The Arizona Cardinals are a professional American football team based in the Phoenix metropolitan area. The Cardinals compete in the National Football League (NFL) as a member of the National Football Conference West Division. The team was established in Chicago in 1898 as the Morgan Athletic Club and is the oldest continuously run professional football franchise. They joined the NFL as a charter member on September 17, 1920, as the Chicago Cardinals. In 1960, the team moved to St. Louis, Missouri, where it became the St. Louis Cardinals. Before the 1988 season, the team moved to Tempe, Arizona, and played home games for the next 18 seasons at Sun Devil Stadium on the campus of Arizona State University. In 1994, after being known as the Phoenix Cardinals from 1988 to 1993, they became the Arizona Cardinals. In 2006, the team moved their home games to State Farm Stadium (then known as University of Phoenix Stadium), where they have played their home games since. The team was purchased by Charles Bidwill in 1932 and has been owned by a member of the Bidwill family since, with Charles' grandson Michael Bidwill being the current owner.

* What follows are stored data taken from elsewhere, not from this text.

int morb::search_enqueue(orbm_matcher* m, SearchJob& J, bool queries_already_on_device) {
    const int n = J.cur->n_total;
    J.device_path = false; J.pollable = false; J.multi = false;
    J.form = ORBM_FORM_NONE;
    if (J.nq == 0 || n == 0) return ORB_OK;
    J.form = ORBM_FORM_HOST;
    constexpr size_t LDS_LIMIT = 150 * 1024;
    const JacobiLds jacobi(n, J.nq);
    const bool multi = jacobi.bytes(false) > LDS_LIMIT;
    if (m->host_resolve || J.nq > RESOLVE_MAX_Q) return ORB_OK;
    if (multi) { int rcg = m->d_gclaim.reserve((size_t)2 * n + RS_STATE_INTS); if (rcg) return rcg; }
    int rc;
    if ((rc = m->d_choice.reserve(J.nq)) || (rc = m->d_claim.reserve((size_t)(2 * RESOLVE_K + 1) * J.nq)) || (rc = m->d_match.reserve(n)) ||
        (rc = m->d_status.reserve(4)) || (rc = m->h_match.reserve((size_t)n + 4)) || (rc = m->d_occ.reserve(std::max(n, 16))))
        return rc;
    if (J.occupied && !J.occ_dev) MORB_HIP(hipMemcpyAsync(m->d_occ.p, J.occupied, (size_t)n, hipMemcpyHostToDevice, m->stream));
    const uint8_t* d_occ = J.occ_dev ? J.occ_dev : (J.occupied ? m->d_occ.p : nullptr);
    const orbm_frame* cur = J.cur;
    const int nq = J.nq, cap = J.cap, th_high = J.th_high;
    const float nnratio = J.nnratio;
    if ((rc = m->d_qmeta.reserve(nq))) return rc;
    const orbm_query* q_in_place = (J.q_dev && !multi) ? J.q_dev : nullptr;
    if (J.q_dev && multi && !J.msrc) {
        if ((rc = m->d_queries.reserve((size_t)nq * sizeof(orbm_query)))) return rc;
        MORB_HIP(hipMemcpyAsync(m->d_queries.p, J.q_dev, (size_t)nq * sizeof(orbm_query), hipMemcpyDefault, m->stream));
    }
    MergeJob MJ{nullptr, nullptr, nullptr, 0, 0, nullptr, nullptr, nullptr, nullptr};
    if ((rc = run_project(m, cur, J.q, nq, cap, 1, 1, !queries_already_on_device && !J.q_dev && !J.msrc, false, 1, d_occ,
                          m->d_claim.p, J.points ? 256 : th_high, nullptr, q_in_place, m->d_qmeta.p, J.win2_dev, J.side, J.msrc, multi,
                          (J.side && !multi && !J.points) ? &MJ : nullptr)))
        return rc;
    J.side = nullptr;
    J.seq = 0;
    if (J.want_tags) { m->resolve_seq = m->resolve_seq % 2047 + 1; J.seq = m->resolve_seq; }
    static const int cam_env = [] { const char* e = getenv("MORB_RS_PER_CAMERA"); return e ? atoi(e) : 1; }();
    const int cams_min_q = cam_env > 1 ? cam_env : 0x7fffffff;
    int nf_cap = 0, q_cam_max = J.q_cam_max;
    QRanges QR; QR.n = 0;
    const bool starts_ok = cur->camera_major && (int)cur->cam_start.size() == cur->n_cams + 1 && cur->cam_start[cur->n_cams] == n;
    const bool cams_want = cam_env && !J.points && !J.win2_dev && starts_ok && (multi || (cur->n_cams >= 2 && nq >= cams_min_q));
    if (cams_want) {
        for (int c = 0; c < cur->n_cams; ++c) nf_cap = std::max(nf_cap, cur->cam_start[c + 1] - cur->cam_start[c]);
        if (!q_cam_max && !J.msrc && J.q) {
            std::vector<int>& per = m->rs_cam_count;
            per.assign((size_t)cur->n_cams, 0);
            bool sorted = cur->n_cams <= 64;
            int last = 0;
            for (int i = 0; i < nq; ++i) {
                const int c = J.q[i].cam;
                if (c >= 0 && c < cur->n_cams) q_cam_max = std::max(q_cam_max, ++per[c]);
                if (c < last || c >= cur->n_cams) sorted = false; else last = c;
            }
            if (!q_cam_max) q_cam_max = 1;
            if (sorted) { QR.n = cur->n_cams; int b = 0; for (int c = 0; c < cur->n_cams; ++c) { QR.start[c] = b; b += per[c]; } QR.start[cur->n_cams] = b; }
        } else if (J.q_cam_start && cur->n_cams <= 64 && J.q_cam_start[cur->n_cams] == nq) {
            QR.n = cur->n_cams;
            for (int c = 0; c <= cur->n_cams; ++c) QR.start[c] = J.q_cam_start[c];
        }
    }
    const size_t lds_cam = CamsLds(nf_cap, RSC_RQ * 1024).bytes();
    const bool cams_fit = cams_want && nf_cap > 0 && q_cam_max > 0 && q_cam_max <= RSC_RQ * 1024 && nq < 65536 && lds_cam <= LDS_LIMIT;
    auto launch_cams = [&](MergeJob MJc, int merge_blocks) -> int {
        int rcl;
        if (!m->d_rsync.p) {
            if ((rcl = m->d_rsync.reserve(RS_STATE_INTS))) return rcl;
            MORB_HIP(hipMemsetAsync(m->d_rsync.p, 0, RS_STATE_INTS * sizeof(int), m->stream));
        }
        hipLaunchKernelGGL(k_resolve_cams, dim3(cur->n_cams + merge_blocks), dim3(1024), lds_cam, m->stream, cur->dev(), (const int*)cur->b->d_cam_start.p,
                           (const int2*)m->d_qmeta.p, nq, cap, nf_cap, (const int*)m->d_i0.p, (const uint16_t*)m->d_u16.p,
                           (const int*)m->d_i1.p, d_occ, (const float*)cur->b->d_ang.p, th_high, J.check_ori, 4096,
                           (const int*)m->d_claim.p, m->d_rsync.p, m->h_match.dp + 4, m->h_match.dp, J.seq << 20, cur->n_cams, MJc, QR);
        MORB_HIP(hipGetLastError());
        return ORB_OK;
    };
    if (multi) {
        int* tab0 = m->d_gclaim.p; int* tab1 = tab0 + n; int* state = tab1 + n;
        if (!cams_fit) MORB_HIP(hipMemsetAsync(state, 0, RS_STATE_INTS * sizeof(int), m->stream));
        const int nb_all = (std::max(n, nq) + 255) / 256, nb_q = (nq + 255) / 256, nb_f = (n + 255) / 256;
        if (cams_fit) {
            if ((rc = launch_cams(MergeJob{nullptr, nullptr, nullptr, 0, 0, nullptr, nullptr, nullptr, nullptr}, 0))) return rc;
            J.device_path = true; J.form = ORBM_FORM_CAMS;
            J.pollable = J.seq != 0;
            return ORB_OK;
        }
        J.seq = 0;
        const int n_sweeps = std::min(RS_MAX_SWEEPS, std::max(12, m->rs_sweeps_hint));
        hipLaunchKernelGGL(k_rs_init, dim3(nb_all), dim3(256), 0, m->stream, n, nq, tab0, tab1, m->d_match.p, m->d_choice.p,
                           (const int*)m->d_i1.p, state, n_sweeps);
        J.multi = true;
        const auto sweep = J.points ? k_rs_sweep<true> : k_rs_sweep<false>;
        for (int it = 0; it < n_sweeps; ++it) {
            const int* rd = (it & 1) ? tab1 : tab0;
            int* wr = (it & 1) ? tab0 : tab1;
            hipLaunchKernelGGL(sweep, dim3(nb_q), dim3(256), 0, m->stream, cur->dev(), (const orbm_query*)m->d_queries.p, nq,
                               cap, it, (const int*)m->d_i0.p, (const uint16_t*)m->d_u16.p, (const int*)m->d_i1.p, d_occ, th_high,
                               nnratio, m->d_choice.p, (const int*)m->d_claim.p, rd, wr, state);
        }
        const int ori = J.points ? 0 : J.check_ori;
        hipLaunchKernelGGL(k_rs_owner, dim3(nb_q), dim3(256), 0, m->stream, (const orbm_query*)m->d_queries.p, nq, cap,
                           (const int*)m->d_choice.p, (const float*)cur->b->d_ang.p, ori, m->d_match.p, state);
        if (ori)
            hipLaunchKernelGGL(k_rs_reject, dim3(nb_q), dim3(256), 0, m->stream, (const orbm_query*)m->d_queries.p, nq, cap,
                               (const int*)m->d_choice.p, (const float*)cur->b->d_ang.p, m->d_match.p, state);
        hipLaunchKernelGGL(k_rs_write, dim3(nb_f), dim3(256), 0, m->stream, n, cur->dev().n_total_dev, cap, (const int*)m->d_match.p,
                           (const int*)state, m->h_match.dp + 4, m->h_match.dp);
        MORB_HIP(hipGetLastError());
        J.device_path = true; J.form = ORBM_FORM_SWEEPS;
        return ORB_OK;
    }
    const bool ldsq = jacobi.bytes(true) <= LDS_LIMIT && n < 65535;
    const size_t lds_use = jacobi.bytes(ldsq);
#define MORB_RESOLVE_LAUNCH(PT, LQ)                                                                                      \
    hipLaunchKernelGGL((k_resolve<PT, LQ>), dim3(1), dim3(1024), lds_use, m->stream, cur->dev(), (const int2*)m->d_qmeta.p, \
                       nq, cap, (const int*)m->d_i0.p, (const uint16_t*)m->d_u16.p, (const int*)m->d_i1.p, d_occ,            \
                       (const float*)cur->b->d_ang.p, th_high, nnratio, J.points ? 0 : J.check_ori, 256, m->d_choice.p,      \
                       (const int*)m->d_claim.p, m->h_match.dp + 4, m->h_match.dp, J.seq << 20)
    static const int mono_mode = [] { const char* e = getenv("MORB_RESOLVE_MONO"); return e ? atoi(e) : 2; }();
    const bool mono_env = mono_mode != 0;
    const int mono_worklist = mono_mode == 2 && nq > 2048 ? 1 : 0;
    const bool will_mono = !J.points && mono_env && n < 65535 && MonoLds(n, nq, false).bytes() <= LDS_LIMIT;
    if (MJ.S > 1 && !will_mono && !cams_fit) { if ((rc = launch_merge(m->stream, MJ))) return rc; MJ.S = 0; }
    int merge_blocks = 0;
    auto carry_merge = [&]() -> int {
        merge_blocks = MJ.S > 1 ? (MJ.nq + 1023) / 1024 : 0;
        if (!merge_blocks) return ORB_OK;
        int rcm = m->d_mergecnt.reserve(4);
        if (rcm) return rcm;
        if (!m->merge_ready) { MORB_HIP(hipMemsetAsync(m->d_mergecnt.p, 0, 16, m->stream)); m->merge_ready = true; m->merge_target = 0; }
        m->merge_target += (unsigned)merge_blocks;
        MJ.done = reinterpret_cast<unsigned*>(m->d_mergecnt.p); MJ.target = m->merge_target;
        return ORB_OK;
    };
    if (cams_fit) {
        if ((rc = carry_merge()) || (rc = launch_cams(MJ, merge_blocks))) return rc;
        MJ.S = 0;
        J.form = ORBM_FORM_CAMS;
    } else if (will_mono) {
        const bool ang = MonoLds(n, nq, true).bytes() <= LDS_LIMIT;
        const size_t ml = MonoLds(n, nq, ang).bytes();
#define MORB_MONO_LAUNCH(RQ_, ANG_)                                                                                                       \
        hipLaunchKernelGGL((k_resolve_mono<RQ_, ANG_>), dim3(1 + merge_blocks), dim3(1024), ml, m->stream, cur->dev(), (const int2*)m->d_qmeta.p, nq, cap, \
                           (const int*)m->d_i0.p, (const uint16_t*)m->d_u16.p, (const int*)m->d_i1.p, d_occ,                                \
                           (const float*)cur->b->d_ang.p, th_high, J.check_ori, 4096, (const int*)m->d_claim.p, m->h_match.dp + 4,          \
                           m->h_match.dp, J.seq << 20, MJ, mono_worklist)
        if ((rc = carry_merge())) return rc;
        if (nq <= 2048) { if (ang) MORB_MONO_LAUNCH(2, true); else MORB_MONO_LAUNCH(2, false); }
        else { if (ang) MORB_MONO_LAUNCH(4, true); else MORB_MONO_LAUNCH(4, false); }
        MJ.S = 0;
        J.form = nq <= 2048 ? (ang ? ORBM_FORM_MONO2_ANG : ORBM_FORM_MONO2) : (mono_worklist ? ORBM_FORM_MONO4_WORKLIST : ORBM_FORM_MONO4_WAVES);
#undef MORB_MONO_LAUNCH
    } else if (ldsq) { if (J.points) MORB_RESOLVE_LAUNCH(true, true); else MORB_RESOLVE_LAUNCH(false, true); J.form = ORBM_FORM_JACOBI_LDSQ; }
    else { if (J.points) MORB_RESOLVE_LAUNCH(true, false); else MORB_RESOLVE_LAUNCH(false, false); J.form = ORBM_FORM_JACOBI; }
#undef MORB_RESOLVE_LAUNCH
    MORB_HIP(hipGetLastError());
    J.device_path = true;
    J.pollable = J.seq != 0;
    return ORB_OK;
}

int morb::search_finish(orbm_matcher* m, SearchJob& J, int32_t* match_of_feature, int* nmatches) {
    const int n = J.cur->n_total;
    *nmatches = 0;
    m->last_form[0] = J.device_path ? J.form : (J.nq == 0 || n == 0 ? ORBM_FORM_NONE : ORBM_FORM_HOST); m->last_form[1] = 0;
    if (J.nq == 0 || n == 0) { for (int g = 0; g < n; g++) match_of_feature[g] = -1; return ORB_OK; }
    if (!J.device_path) {
        m->last_status[0] = -1; m->last_status[1] = 0; m->last_status[2] = 0; m->last_status[3] = 0;
    }
    auto need_q = [&] { if (J.q_fill) { J.q_fill(J.q_fill_ctx); J.q_fill = nullptr; } };
    if (!J.device_path) {
        need_q();
        return host_resolve(m, J.cur, J.q, J.nq, J.occupied, J.points, J.nnratio, J.th_high, J.check_ori, 64, match_of_feature, nmatches, J.win2_dev);
    }
    bool synced = false;
    auto word = [&](int idx, int bias) -> int {
        volatile int32_t* p = m->h_match.p + idx;
        if (!J.seq) return *p;
        for (int spin = 0;; ++spin) {
            const int w = *p;
            if ((w >> 20) == J.seq) return (w & 0xfffff) - bias;
            if (spin > 100000 && !synced) { (void)hipStreamSynchronize(m->stream); synced = true; spin = 0; }
            else if (spin > 100000) return -3;
            __builtin_ia32_pause();
        }
    };
    for (;;) {
        const int status = word(0, 0);
        m->last_status[0] = status;
        for (int k = 1; k < 4; ++k) m->last_status[k] = word(k, 0);
        if (status == -3) { morb::set_error("resolve results never arrived"); return ORB_E_HIP; }
        if (J.multi) m->rs_sweeps_hint = status == 0 ? m->last_status[2] + 4 : RS_MAX_SWEEPS;
        if (status != 0 && !synced) { MORB_HIP(hipStreamSynchronize(m->stream)); synced = true; }
        if (status == 0 || status == 3) { m->last_status[0] = 0; break; }
        if (status == 2) {
            J.cap = (m->last_status[3] + 63) & ~63;
            int rc = search_enqueue(m, J, true);
            if (rc) return rc;
            m->last_form[0] = J.form; m->last_form[1]++;
            MORB_HIP(hipStreamSynchronize(m->stream));
            synced = true;
            continue;
        }
        need_q();
        m->last_form[0] = ORBM_FORM_HOST;
        return host_resolve(m, J.cur, J.q, J.nq, J.occupied, J.points, J.nnratio, J.th_high, J.check_ori, J.cap, match_of_feature, nmatches, J.win2_dev);
    }
    if (J.seq) {
        for (int g = 0; g < n; ++g) {
            const int v = word(4 + g, 2);
            if (v == -3) { morb::set_error("resolve results never arrived"); return ORB_E_HIP; }
            match_of_feature[g] = v;
        }
    } else if (match_of_feature != m->h_match.p + 4) memcpy(match_of_feature, m->h_match.p + 4, (size_t)n * 4);
    *nmatches = m->last_status[1];
    return ORB_OK;
}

The NFL draft, officially known as the "NFL Annual Player Selection Meeting", is an annual event which serves as the league's most common source of player recruitment. The draft order is determined based on the previous season's standings; the teams with the worst win–loss records receive the earliest picks. Teams that qualified for the NFL playoffs select after non-qualifiers, and their order depends on how far they advanced, using their regular season record as a tie-breaker. The final two selections in the first round are reserved for the Super Bowl runner-up and champion. Draft picks are tradable and players or other picks can be acquired with them.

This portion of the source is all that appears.